▶ TASK
Search the material below for the string "threadIdx" and list each line that holds it.

▶ DATA TO PROCESS
────────────────────

# YangYeTian/SDFace-GAN

Measured on AMD Instinct MI355X. Metric: rendered faces/sec/GPU at 256² (SDF+ngp path); 1/2/4/8-GPU scaling, higher is better.
Workload: dtype fp32

## Files before the change

### include/sdfr.h

```cpp
#ifndef SDFR_H_
#define SDFR_H_

#include <stddef.h>
#include <stdint.h>

#ifdef __cplusplus
extern "C" {
#endif

#define SDFR_OK 0
#define SDFR_EINVAL (-1)
#define SDFR_ELAUNCH (-2)
#define SDFR_EUNSUPPORTED (-3)

#define SDFR_ABI_VERSION 15

int sdfr_abi_version(void);
const char *sdfr_last_error(void);

int sdfr_grid_encode_forward(const float *inputs, const float *embeddings,
                             const int32_t *offsets, float *outputs,
                             uint32_t B, uint32_t D, uint32_t C, uint32_t L,
                             float S, uint32_t H, float *dy_dx,
                             uint32_t gridtype, int align_corners,
// ... 378 lines not shown
size_t sdfr_conv_act_ws_bytes(uint32_t B, uint32_t H, uint32_t W, uint32_t Cout);

typedef struct sdfr_conv_t_act_args {
    const void *x_split;
    const void *packed;
    uint32_t B, H, W, Cin, Cout;
    float fir[4];
    const float *demod;
    const float *noise;
    const float *noise_weight;
    const float *bias;
    float negative_slope, act_scale;
    const float *s_next;
    void *y_split;
    float *raw;
} sdfr_conv_t_act_args;
int sdfr_conv_t_act(const sdfr_conv_t_act_args *a, void *stream);
int sdfr_conv_t_act_supported(uint32_t B, uint32_t H, uint32_t W, uint32_t Cin, uint32_t Cout);

enum { SDFR_CONV_EPI_RAW = 0,
       SDFR_CONV_EPI_STYLED = 1,
       SDFR_CONV_EPI_BLUR = 2 };
enum { SDFR_CONV_K_X = 0,
       SDFR_CONV_K_X_ACT,
       SDFR_CONV_K_SPLITK,
       SDFR_CONV_K_SPLITK_ACT,
       SDFR_CONV_K_H,
       SDFR_CONV_K_H_SPLIT,
       SDFR_CONV_K_H_FINISH,
       SDFR_CONV_K_T,
       SDFR_CONV_K_T_FUSE,
       SDFR_CONV_K_T_FINISH,
       SDFR_CONV_K_T_BORDER_ROWS,
       SDFR_CONV_K_T_BORDER_COLS };
#define SDFR_CONV_PLAN_MAX_STEPS 6
typedef struct sdfr_conv_plan_query {
    uint32_t B, H, W, Cin, Cout;
    int transposed;
    int epilogue;
    int has_ws;
    size_t ws_bytes;
} sdfr_conv_plan_query;
typedef struct sdfr_conv_plan_info {
    int rc;
    uint32_t ksplit;
    uint32_t ksplit_t;
    size_t ws_bytes;
    uint32_t nsteps;
    struct { uint32_t kernel, grid_x, grid_y, block; } steps[SDFR_CONV_PLAN_MAX_STEPS];
} sdfr_conv_plan_info;
int sdfr_conv_plan(const sdfr_conv_plan_query *q, sdfr_conv_plan_info *info);

int sdfr_rgb_finish(float *rgb, const float *partial, uint32_t nparts, const float *rgb_b,
                    const float *skip, const float *fir, uint32_t B, uint32_t H, uint32_t W,
                    void *stream);

size_t sdfr_mc_workspace_bytes(uint32_t n0, uint32_t n1, uint32_t n2);
int sdfr_mc_count(const float *vol, uint32_t n0, uint32_t n1, uint32_t n2, int64_t s0,
                  int64_t s1, int64_t s2, float level, void *ws, size_t ws_bytes,
                  uint32_t *counts, void *stream);
int sdfr_mc_emit(const float *vol, uint32_t n0, uint32_t n1, uint32_t n2, int64_t s0,
                 int64_t s1, int64_t s2, float level, const void *ws, size_t ws_bytes,
                 float *verts, int32_t *faces, void *stream);

size_t sdfr_brick_layout_workspace_bytes(uint32_t nb);
int sdfr_brick_layout(const uint8_t *surface, uint32_t nb, int32_t *slots, uint32_t n_prev,
                      void *ws, size_t ws_bytes, uint32_t *n_total, void *stream);
// ... 36 lines not shown
```

### sdface-gan_amd/_lib.py

```python
from __future__ import annotations

import ctypes
import os
from pathlib import Path

PKG_DIR = Path(__file__).resolve().parent
LIB_PATH = Path(os.environ.get("SDFR_LIB", PKG_DIR / "lib" / "libsdfr.so"))

_vp = ctypes.c_void_p
_u32 = ctypes.c_uint32
_f32 = ctypes.c_float
_int = ctypes.c_int

SDFR_OK = 0
SDFR_EINVAL = -1
SDFR_ELAUNCH = -2
SDFR_EUNSUPPORTED = -3
ABI_VERSION = 15
FIELD_F16X3 = 0
FIELD_FP32 = 1

ABLATION_EXPORTS = ("sdfr_debug_set_field_variant", "sdfr_debug_set_encode_mode")
EXPORTS = (
    "sdfr_abi_version", "sdfr_last_error",
# ... 176 lines not shown
        ("dem_layer", _u32 * 16), ("dem_c", _u32 * 16), ("dem_off", _u32 * 16), ("demods", _vp),
    ]


class ConvActArgs(ctypes.Structure):
    _fields_ = [
        ("x_split", _vp), ("packed", _vp),
        ("B", _u32), ("H", _u32), ("W", _u32), ("Cin", _u32), ("Cout", _u32),
        ("demod", _vp), ("noise", _vp), ("noise_weight", _vp), ("bias", _vp),
        ("negative_slope", _f32), ("act_scale", _f32),
        ("s_next", _vp), ("y_split", _vp), ("rgb_w", _vp), ("rgb_partial", _vp),
        ("ws", _vp), ("ws_bytes", ctypes.c_size_t),
        ("rgb_base", _vp), ("rgb_s", _vp),
    ]


class ConvTActArgs(ctypes.Structure):
    _fields_ = [
        ("x_split", _vp), ("packed", _vp),
        ("B", _u32), ("H", _u32), ("W", _u32), ("Cin", _u32), ("Cout", _u32),
        ("fir", _f32 * 4),
        ("demod", _vp), ("noise", _vp), ("noise_weight", _vp), ("bias", _vp),
        ("negative_slope", _f32), ("act_scale", _f32),
        ("s_next", _vp), ("y_split", _vp), ("raw", _vp),
    ]


CONV_EPI_RAW, CONV_EPI_STYLED, CONV_EPI_BLUR = 0, 1, 2
CONV_PLAN_KERNELS = (
    "conv_x_kernel<false>", "conv_x_kernel<true>", "conv_splitk_kernel<false>",
    "conv_splitk_kernel<true>", "conv_h_kernel<false>", "conv_h_kernel<true>",
    "conv_h_finish_kernel", "conv_t_kernel<false>", "conv_t_kernel<true>",
    "conv_t_finish_kernel", "conv_t_border_kernel<true>", "conv_t_border_kernel<false>",
)


class ConvPlanQuery(ctypes.Structure):
    _fields_ = [
        ("B", _u32), ("H", _u32), ("W", _u32), ("Cin", _u32), ("Cout", _u32),
        ("transposed", _int), ("epilogue", _int), ("has_ws", _int),
        ("ws_bytes", ctypes.c_size_t),
    ]


class ConvPlanStep(ctypes.Structure):
    _fields_ = [("kernel", _u32), ("grid_x", _u32), ("grid_y", _u32), ("block", _u32)]


class ConvPlanInfo(ctypes.Structure):
    _fields_ = [
        ("rc", _int), ("ksplit", _u32), ("ksplit_t", _u32), ("ws_bytes", ctypes.c_size_t),
        ("nsteps", _u32), ("steps", ConvPlanStep * 6),
    ]


_lib = None


def lib():
    global _lib
    if _lib is not None:
        return _lib
    if not LIB_PATH.exists():
        raise RuntimeError(
            f"sdface-gan_amd: HIP library {LIB_PATH} is missing; build it with "
            "`make -C sdface-gan_amd` or `python -c 'import __graft_entry__ as g; g.build()'`")
# ... 167 lines not shown
```

### sdface-gan_amd/csrc/conv_f16x3.hip

```cpp
#include <hip/hip_runtime.h>

#include <cstdint>
#include <cstdlib>
#include <string>

#include "conv_h.h"
#include "conv_plan.h"
#include "conv_t.h"
#include "conv_x.h"
#include "sdfr_common.h"

namespace sdfr {
namespace {

__global__ void __launch_bounds__(256) conv_scale_kernel(const float *__restrict__ w, float scale,
                                                         uint32_t Cin, float *__restrict__ su) {
    const uint32_t o = blockIdx.x;
    float m = 0.0f;
    for (uint32_t k = threadIdx.x; k < Cin * 9; k += 256)
        m = fmaxf(m, fabsf(__fmul_rn(w[(size_t)o * Cin * 9 + k], scale)));
    __shared__ float red[256];
    red[threadIdx.x] = m;
    __syncthreads();
    for (uint32_t s = 128; s > 0; s >>= 1) {
// ... 13 lines not shown
    }
}

__global__ void __launch_bounds__(256) conv_pack_kernel(const float *__restrict__ w, float scale,
                                                        uint32_t Cin, uint32_t Cout,
                                                        const float *__restrict__ su,
                                                        f4 *__restrict__ packed) {
    const uint32_t e = blockIdx.x * 256 + threadIdx.x;
    const uint32_t nC = Cin / 32, nB = Cout / kCT;
    const uint32_t total = 9 * nC * nB * 8 * 64;
    if (e >= total) return;
    const uint32_t lane = e & 63, mt = (e >> 6) & 7;
    uint32_t r = e >> 9;
    const uint32_t cb = r % nB;
    r /= nB;
    const uint32_t c = r % nC, tap = r / nC;
    const uint32_t o = cb * kCT + mt * 16 + (lane & 15), g = lane >> 4;
    const float s = su[o];
    h8 H, L;
#pragma unroll
    for (int j = 0; j < 8; ++j) {
        const uint32_t i = c * 32 + 8 * g + j;
        const float v = __fmul_rn(__fmul_rn(w[((size_t)o * Cin + i) * 9 + tap], scale), s);
        H[j] = (_Float16)v;
        L[j] = (_Float16)__fsub_rn(v, (float)H[j]);
    }
    f4 *dst = packed + ((size_t)(e >> 6) * 2) * 64 + lane;
    dst[0] = __builtin_bit_cast(f4, H);
    dst[64] = __builtin_bit_cast(f4, L);
}

int conv_t_env_mode() {
    const char *e = getenv("SDFR_CONV_T");
    return e ? atoi(e) : 1;
}
int g_conv_t_mode = conv_t_env_mode();

void launch_step(const ConvStep &s, const ConvArgs &a, hipStream_t st) {
    const dim3 g(s.gx, s.gy), b(s.block);
    switch (s.kernel) {
    case kKConvX: hipLaunchKernelGGL(conv_x_kernel<false>, g, b, 0, st, a); break;
    case kKConvXAct: hipLaunchKernelGGL(conv_x_kernel<true>, g, b, 0, st, a); break;
    case kKSplitK: hipLaunchKernelGGL(conv_splitk_kernel<false>, g, b, 0, st, a); break;
    case kKSplitKAct: hipLaunchKernelGGL(conv_splitk_kernel<true>, g, b, 0, st, a); break;
    case kKConvH: hipLaunchKernelGGL(conv_h_kernel<false>, g, b, 0, st, a); break;
    case kKConvHSplit: hipLaunchKernelGGL(conv_h_kernel<true>, g, b, 0, st, a); break;
    case kKConvHFinish: hipLaunchKernelGGL(conv_h_finish_kernel, g, b, 0, st, a); break;
    case kKConvT: hipLaunchKernelGGL(conv_t_kernel<false>, g, b, 0, st, a); break;
    case kKConvTFuse: hipLaunchKernelGGL(conv_t_kernel<true>, g, b, 0, st, a); break;
    case kKConvTFinish: hipLaunchKernelGGL(conv_t_finish_kernel, g, b, 0, st, a); break;
    case kKBorderRows: hipLaunchKernelGGL(conv_t_border_kernel<true>, g, b, 0, st, a); break;
    case kKBorderCols: hipLaunchKernelGGL(conv_t_border_kernel<false>, g, b, 0, st, a); break;
    }
}

int conv_run(ConvArgs &a, const ConvShape &s, const void *x_split, const void *packed, void *ws,
             hipStream_t st, const char *what) {
    if (!x_split || !packed) return fail(SDFR_EINVAL, std::string(what) + ": null pointer");
    const ConvPlan p = plan_conv(s, g_conv_t_mode);
    if (p.rc) return fail(p.rc, std::string(what) + ": " + p.msg);
    a.xs = reinterpret_cast<const _Float16 *>(x_split);
    a.wpk = reinterpret_cast<const f4 *>(packed);
    a.B = s.B;
    a.Hin = s.H;
    a.Win = s.W;
    a.Cin = s.Cin;
    a.Cout = s.Cout;
    a.Hf = p.Hf;
    a.Wf = p.Wf;
    a.sy = p.sy;
    a.ncls = p.ncls;
    for (uint32_t i = 0; i < 4; ++i) a.cls[i] = p.cls[i];
    for (int t = 0; t < 9; ++t) {
        a.dy[t] = p.dy[t];
        a.dx[t] = p.dx[t];
        a.tap[t] = p.tap[t];
    }
    a.grid = p.grid;
    a.ksplit = p.ksplit;
    a.partial = p.ksplit > 1 ? reinterpret_cast<f4 *>(ws) : nullptr;
    a.tiles_t = p.tiles_t;
    a.ksplit_t = p.ksplit_t;
    a.ptl = p.ksplit_t > 1 ? reinterpret_cast<float *>(ws) : nullptr;
    for (uint32_t i = 0; i < p.nsteps; ++i) {
        launch_step(p.steps[i], a, st);
// ... 35 lines not shown
int sdfr_conv_pack_weights(const float *w, float scale, uint32_t Cout, uint32_t Cin,
                           void *packed, float *su, void *stream) {
    if (!w || !packed || !su) return fail(SDFR_EINVAL, "conv_pack_weights: null pointer");
    if (Cout == 0 || Cout % kCT || Cin == 0 || Cin % 32)
        return fail(SDFR_EINVAL, "conv_pack_weights: Cout % 128 and Cin % 32 must be 0");
    hipStream_t st = (hipStream_t)stream;
    hipLaunchKernelGGL(conv_scale_kernel, dim3(Cout), dim3(256), 0, st, w, scale, Cin, su);
    int rc = check_launch("conv_pack_weights: scale");
    if (rc) return rc;
    const uint32_t total = 9 * (Cin / 32) * (Cout / kCT) * 8 * 64;
    hipLaunchKernelGGL(conv_pack_kernel, dim3((total + 255) / 256), dim3(256), 0, st, w, scale,
                       Cin, Cout, su, reinterpret_cast<f4 *>(packed));
    return check_launch("conv_pack_weights: pack");
}

int sdfr_conv3x3_f16x3_ws(float *out, const void *x_split, const void *packed,
                          uint32_t B, uint32_t H, uint32_t W, uint32_t Cin, uint32_t Cout,
                          int transposed, void *ws, size_t ws_bytes, void *stream) {
    if (!out) return fail(SDFR_EINVAL, "conv3x3_f16x3: null pointer");
    ConvArgs a{};
    a.out = out;
    const ConvShape s{B, H, W, Cin, Cout, transposed != 0, kEpiRaw, ws != nullptr, ws_bytes};
    return conv_run(a, s, x_split, packed, ws, (hipStream_t)stream, "conv3x3_f16x3");
}

int sdfr_conv3x3_f16x3(float *out, const void *x_split, const void *packed,
                       uint32_t B, uint32_t H, uint32_t W, uint32_t Cin, uint32_t Cout,
                       int transposed, void *stream) {
    return sdfr_conv3x3_f16x3_ws(out, x_split, packed, B, H, W, Cin, Cout, transposed, nullptr, 0,
                                 stream);
}

int sdfr_set_conv_t_mode(int mode) {
    if (mode < -1 || mode > 3) return fail(SDFR_EINVAL, "set_conv_t_mode: mode must be -1..3");
    const int prev = g_conv_t_mode;
    g_conv_t_mode = mode == -1 ? conv_t_env_mode() : mode;
    return prev;
}

size_t sdfr_conv_ws_bytes(uint32_t B, uint32_t H, uint32_t W, uint32_t Cout, int transposed) {
    return plan_ws_bytes(B, H, W, Cout, transposed != 0, kEpiRaw);
}

size_t sdfr_conv_act_ws_bytes(uint32_t B, uint32_t H, uint32_t W, uint32_t Cout) {
    return plan_ws_bytes(B, H, W, Cout, false, kEpiStyled);
}

int sdfr_conv_plan(const sdfr_conv_plan_query *q, sdfr_conv_plan_info *info) {
    if (!q || !info) return fail(SDFR_EINVAL, "conv_plan: null argument");
    const ConvShape s{q->B, q->H, q->W, q->Cin, q->Cout, q->transposed != 0, q->epilogue,
                      q->has_ws != 0, q->ws_bytes};
    const ConvPlan p = plan_conv(s, g_conv_t_mode);
    *info = sdfr_conv_plan_info{};
    info->rc = p.rc;
    info->ksplit = p.ksplit;
    info->ksplit_t = p.ksplit_t;
    info->ws_bytes = p.ws_bytes;
    info->nsteps = p.nsteps;
    for (uint32_t i = 0; i < p.nsteps; ++i) {
        info->steps[i].kernel = p.steps[i].kernel;
        info->steps[i].grid_x = p.steps[i].gx;
        info->steps[i].grid_y = p.steps[i].gy;
        info->steps[i].block = p.steps[i].block;
    }
    return p.rc ? fail(p.rc, std::string("conv_plan: ") + p.msg) : SDFR_OK;
}
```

────────────────────

▶ REPLY
    for (uint32_t k = threadIdx.x; k < Cin * 9; k += 256)
    red[threadIdx.x] = m;
    const uint32_t e = blockIdx.x * 256 + threadIdx.x;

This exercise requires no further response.